Optionally, the walking mechanism comprises a first walking wheel, a second walking wheel, four upper supporting wheels, four lower supporting wheels, a driving motor, a first walking wheel connecting shaft, a second walking wheel connecting shaft, four upper supporting wheel connecting plates, four lower supporting wheel connecting shafts, four lower supporting wheel connecting plates, four springs, a first motor support, two shaft end retaining rings, a first coupling and two base connecting shafts, wherein the first walking wheel and the second walking wheel are horizontally arranged on two sides of the H steel respectively, the first motor support is fixed on the upper part of the inner cavity of the robot box body, the driving motor is arranged on the first motor support, the output shaft of the driving motor is connected with the first walking wheel connecting shaft through the first coupling, the first walking wheel connecting shaft and the first walking wheel are fixed through keys, the second walking wheel and the second walking wheel are fixed through keys, the first walking wheel connecting plate and the second walking wheel connecting shaft are respectively connected through screws and positioning pins, a group of four upper supporting wheels are symmetrically arranged between the first walking wheel connecting plate and the second walking wheel connecting plate respectively, and a group of lower supporting wheels are symmetrically arranged between the top of the first walking wheel connecting plate and the lower supporting wheel connecting plate, and the two lower supporting wheels are symmetrically arranged between the upper supporting wheels, the rolling bearing and the lower supporting wheel connecting plate are positioned through the check ring for holes, the spring is arranged between the middle part of the upper supporting wheel connecting plate and the middle part of the lower supporting wheel connecting plate, and the spring is connected with the upper supporting wheel connecting plate and the lower supporting wheel connecting plate through bolts.
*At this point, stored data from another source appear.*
# ShreyasBhaktharam/RDEIC

Hardware: AMD Instinct MI355X
Metric: 512x512 images/sec encode+relay-decode @ fixed bpp; 1/2/4/8 GPU (higher is better)
Workload: dtype bf16; 1 GPU; config 2: global batch 16 (16/GPU) 512x512, 2-step relay DDIM, encode+entropy-code+decode+VAE-decode; global_batch=16, image_size=512, ddim_steps=2, sampler=ddim, parallelism=dp1, codec_sessions_per_gpu=5

## Files before the change

### include/rdeic_hip.h

```cpp
#ifndef RDEIC_HIP_H
#define RDEIC_HIP_H
#include <stddef.h>
#include <stdint.h>
#ifdef __cplusplus
extern "C" {
#endif

int rdeic_version(void);
int rdeic_abi_count(void);

typedef struct rdeic_conv_desc {
  const void* in0;
  const void* in1;
  int32_t c0, c1;
  int32_t ld0, ld1;
  int32_t n, h, w;
  int32_t up2;
  const void* weight;
  int32_t wld;
  const float* bias;
  int32_t cout, kh, kw, stride, pad_t, pad_l;
  int32_t ho, wo;
  const float* gn_ab;
  int32_t gn_silu;
  const float* emb;
  int32_t emb_ld;
  int32_t act;
  float act_param;
  const void* res;
  int32_t res_ld;
  void* out;
  int32_t out_ld;
  int32_t out_mode;
  int32_t dtype;
  int32_t out_f32;
  int32_t batch;
  int64_t in_bs, w_bs, out_bs;
  float* gn_part;
  int32_t gn_hw;
  int32_t reserved;
  const float* ln_rows;
  const float* ln_colsum;
} rdeic_conv_desc;

int rdeic_conv2d(const rdeic_conv_desc* d, void* stream);
int rdeic_conv2d_tile(const rdeic_conv_desc* d, int32_t tile, void* stream);
int rdeic_conv2d_splitk(const rdeic_conv_desc* d, int32_t splits, float* ws, size_t ws_floats, void* stream);
int rdeic_conv2d_up2_phases(const rdeic_conv_desc* d, int64_t phase_stride, int32_t tile, void* stream);
int rdeic_conv2d_up2_group(const rdeic_conv_desc* d);
int rdeic_set_conv_path(int32_t path);
int rdeic_set_conv_option(int32_t key, int32_t value);

size_t rdeic_groupnorm_ws_floats(int32_t n, int32_t hw, int32_t c);
size_t rdeic_groupnorm_parts_floats(int64_t rows, int32_t c, int32_t hw);
int rdeic_groupnorm_parts_ab(const float* p0, int32_t c0, const float* p1, int32_t c1, int32_t n, int32_t hw,
                             int32_t groups, float eps, const float* gamma, const float* beta, float* ab,
                             void* stream);
int rdeic_groupnorm_stats(const void* x0, int32_t c0, int32_t ld0, const void* x1, int32_t c1, int32_t ld1,
                          int32_t n, int32_t hw, int32_t groups, float eps, const float* gamma, const float* beta,
                          float* ab, float* ws, int32_t dtype, void* stream);
int rdeic_groupnorm_parts_apply(const float* p0, int32_t c0, const float* p1, int32_t c1, const void* x0, int32_t ld0,
                                const void* x1, int32_t ld1, int32_t n, int32_t hw, int32_t groups, float eps,
                                const float* gamma, const float* beta, int32_t silu, float* ab, void* y, int32_t yld,
                                void* stream);
int rdeic_groupnorm_apply(const void* x, int32_t n, int32_t hw, int32_t c, int32_t ld, const float* ab,
                          int32_t ab_c, int32_t silu, float out_mul, void* y, int32_t yld, int32_t dtype,
                          void* stream);
int rdeic_layernorm(const void* x, int32_t rows, int32_t c, int32_t ld, const float* gamma, const float* beta,
                    float eps, void* y, int32_t yld, int32_t dtype, void* stream);

int rdeic_attention(const void* q, int32_t ldq, const void* k, int32_t ldk, const void* v, int32_t ldv,
                    void* o, int32_t ldo, int32_t batch, int32_t heads, int32_t lq, int32_t lk, int32_t dh,
                    float scale, int32_t kv_bcast, int32_t dtype, void* stream);
int rdeic_softmax_rows(const float* s, int64_t rows, int32_t cols, float scale, void* p, int32_t dtype, void* stream);
int rdeic_transpose(const void* in, int32_t rows, int32_t cols, int32_t ldin, void* out, int32_t ldout,
                    int32_t batch, int64_t in_bs, int64_t out_bs, int32_t dtype, void* stream);

int rdeic_geglu(const void* in, int32_t rows, int32_t c, int32_t ldin, void* out, int32_t ldout,
                int32_t dtype, void* stream);
int rdeic_nchw_to_nhwc(const float* in, int32_t n, int32_t c, int32_t h, int32_t w, float mul, float add,
                       void* out, int32_t ld, int32_t dtype, void* stream);
int rdeic_nhwc_to_nchw(const void* in, int32_t n, int32_t c, int32_t h, int32_t w, int32_t ld, float mul,
                       float add, float* out, int32_t dtype, void* stream);
int rdeic_axpby(const float* x, const float* z, int32_t n_img, int32_t per_img, const float* a,
                const float* b, float* y, void* stream);
int rdeic_timestep_embedding(const int64_t* t, const float* freqs, int32_t n, int32_t dim, float* out, void* stream);
int rdeic_ddim_step(const float* x, const float* e, int64_t count, float c_sq1m, float c_sqa, float c_sqap,
                    float c_dir, float* xp, float* x0, void* stream);
int rdeic_cfg_combine(const float* e_cond, const float* e_uncond, int64_t count, float scale, float* out,
                      void* stream);
int rdeic_spaced_step(const float* x, const float* e, const float* noise, int64_t count, float a, float b, float c1,
                      float c2, float s, float* xp, float* x0, void* stream);
int rdeic_silu_f32(const float* x, float* y, int64_t count, void* stream);
int rdeic_image_u8_to_nhwc(const uint8_t* img, int32_t n, int32_t h, int32_t w, void* out, int32_t ld,
                           int32_t dtype, void* stream);
int rdeic_nhwc_to_image_u8(const void* x, int32_t n, int32_t h, int32_t w, int32_t ld, uint8_t* img,
                           int32_t dtype, void* stream);
int rdeic_image_mse(const uint8_t* a, const uint8_t* b, int32_t n, int64_t per_img, float* out, void* stream);
int rdeic_fill_uniform(float* out, int64_t count, uint64_t seed, float scale, float offset, void* stream);
int rdeic_pack_conv_weight(const float* w, int32_t cout, int32_t cin, int32_t kh, int32_t kw, void* out,
                           int32_t wld, int32_t dtype, void* stream);
int rdeic_cast(const void* in, int32_t in_dtype, void* out, int32_t out_dtype, int64_t count, void* stream);

int rdeic_ckbd_encode(const void* y, int32_t yld, const void* params, int32_t pld, int32_t n, int32_t hy,
                      int32_t wy, int32_t c, int32_t phase, const float* scale_table, int32_t levels,
                      float scale_bound, int32_t* sym, int32_t* idx, int64_t img_stride, int64_t off,
                      void* yhat, int32_t yhld, void* anchor_out, int32_t ald, int32_t dtype, void* stream);
int rdeic_ckbd_indexes(const void* params, int32_t pld, int32_t n, int32_t hy, int32_t wy, int32_t c,
                       int32_t phase, const float* scale_table, int32_t levels, float scale_bound,
                       int32_t* idx, int64_t img_stride, int64_t off, int32_t dtype, void* stream);
int rdeic_ckbd_dequant(const int32_t* sym, const void* params, int32_t pld, int32_t n, int32_t hy,
                       int32_t wy, int32_t c, int32_t phase, int64_t img_stride, int64_t off, void* yhat,
                       int32_t yhld, void* anchor_out, int32_t ald, int32_t dtype, void* stream);
int rdeic_vq_argmin(const float* dot, const float* zn, const float* en, int32_t rows, int32_t ncode, int32_t* idx,
                    void* stream);
int rdeic_gather_rows(const float* table, int32_t ld_table, const int32_t* idx, int32_t rows, int32_t dim,
                      void* out, int32_t ld_out, int32_t dtype, void* stream);
int rdeic_row_sqnorm(const void* x, int32_t rows, int32_t dim, int32_t ld, float* out, int32_t dtype,
                     void* stream);

size_t rdeic_image_ssim_ws_floats(int32_t n, int32_t h, int32_t w, int32_t levels);
int rdeic_image_ssim(const uint8_t* a, const uint8_t* b, int32_t n, int32_t h, int32_t w, int32_t levels, float* ws,
                     size_t ws_floats, float* out, void* stream);

int rdeic_lpips_prep(const uint8_t* img, int32_t n, int32_t h, int32_t w, float* out, void* stream);
int rdeic_maxpool2d(const float* in, int32_t n, int32_t h, int32_t w, int32_t c, int32_t ld_in, int32_t k,
                    int32_t s, float* out, int32_t ld_out, void* stream);
size_t rdeic_lpips_layer_ws_floats(int32_t n, int64_t hw, int32_t c);
int rdeic_lpips_layer(const float* f0, int32_t ld0, const float* f1, int32_t ld1, const float* lin, int32_t n,
                      int64_t hw, int32_t c, int32_t accumulate, float* ws, size_t ws_floats, float* out,
                      void* stream);

int rdeic_pmf_to_quantized_cdf(const float* pmf, int32_t n, int32_t precision, uint32_t* cdf_out);
int rdeic_build_gaussian_tables(const float* pmf, const int32_t* pmf_len, int32_t levels, int32_t pmf_ld,
                                int32_t* cdf, int32_t cdf_ld, int32_t* cdf_len, void* reserved);
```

Optionally, the pressing mechanism comprises an upper pressing sleeve, a lower pressing sleeve, a pressing bolt and a pressing spring, the upper pressing sleeve consists of an upper pressing sleeve I and an upper pressing sleeve II, the lower pressing sleeve consists of a lower pressing sleeve I and a lower pressing sleeve II, the lower pressing sleeve I and the lower pressing sleeve II are both fixed with the robot box body through bolts, the upper pressing sleeve I and the lower pressing sleeve I are connected through bolts, the upper pressing sleeve II and the lower pressing sleeve II are connected through bolts, a rolling bearing is embedded in the upper pressing sleeve I and connected with the walking wheel connecting shaft I, a rolling bearing is arranged in the upper pressing sleeve II and connected with the walking wheel connecting shaft II, the upper pressing sleeve I and the upper pressing sleeve II are connected through the pressing bolts, and the pressing spring is arranged on the pressing bolt.

Optionally, the telescopic mechanism comprises a telescopic motor, a second motor support, a second coupler, a ball screw support, a ball screw nut, a telescopic connecting block, a telescopic connecting shaft, a scissor type telescopic frame, a telescopic guide shaft and a split pin, the second motor support and the bottom of the inner cavity of the robot box are fixed through bolts, the telescopic motor is fixed on the second motor support through bolts, an output shaft of the telescopic motor is connected with the ball screw through the second coupler, the two ends of the ball screw are connected with the ball screw support, the ball screw support and the inner cavity of the robot box are fixed through bolts, the ball screw nut and the telescopic connecting block are fixed through bolts, the telescopic connecting block is connected with one end of the scissor type telescopic frame through the telescopic connecting shaft, the telescopic connecting block is arranged on the telescopic guide shaft in a penetrating mode, and the two ends of the telescopic guide shaft are connected with the ball screw support through the split pin.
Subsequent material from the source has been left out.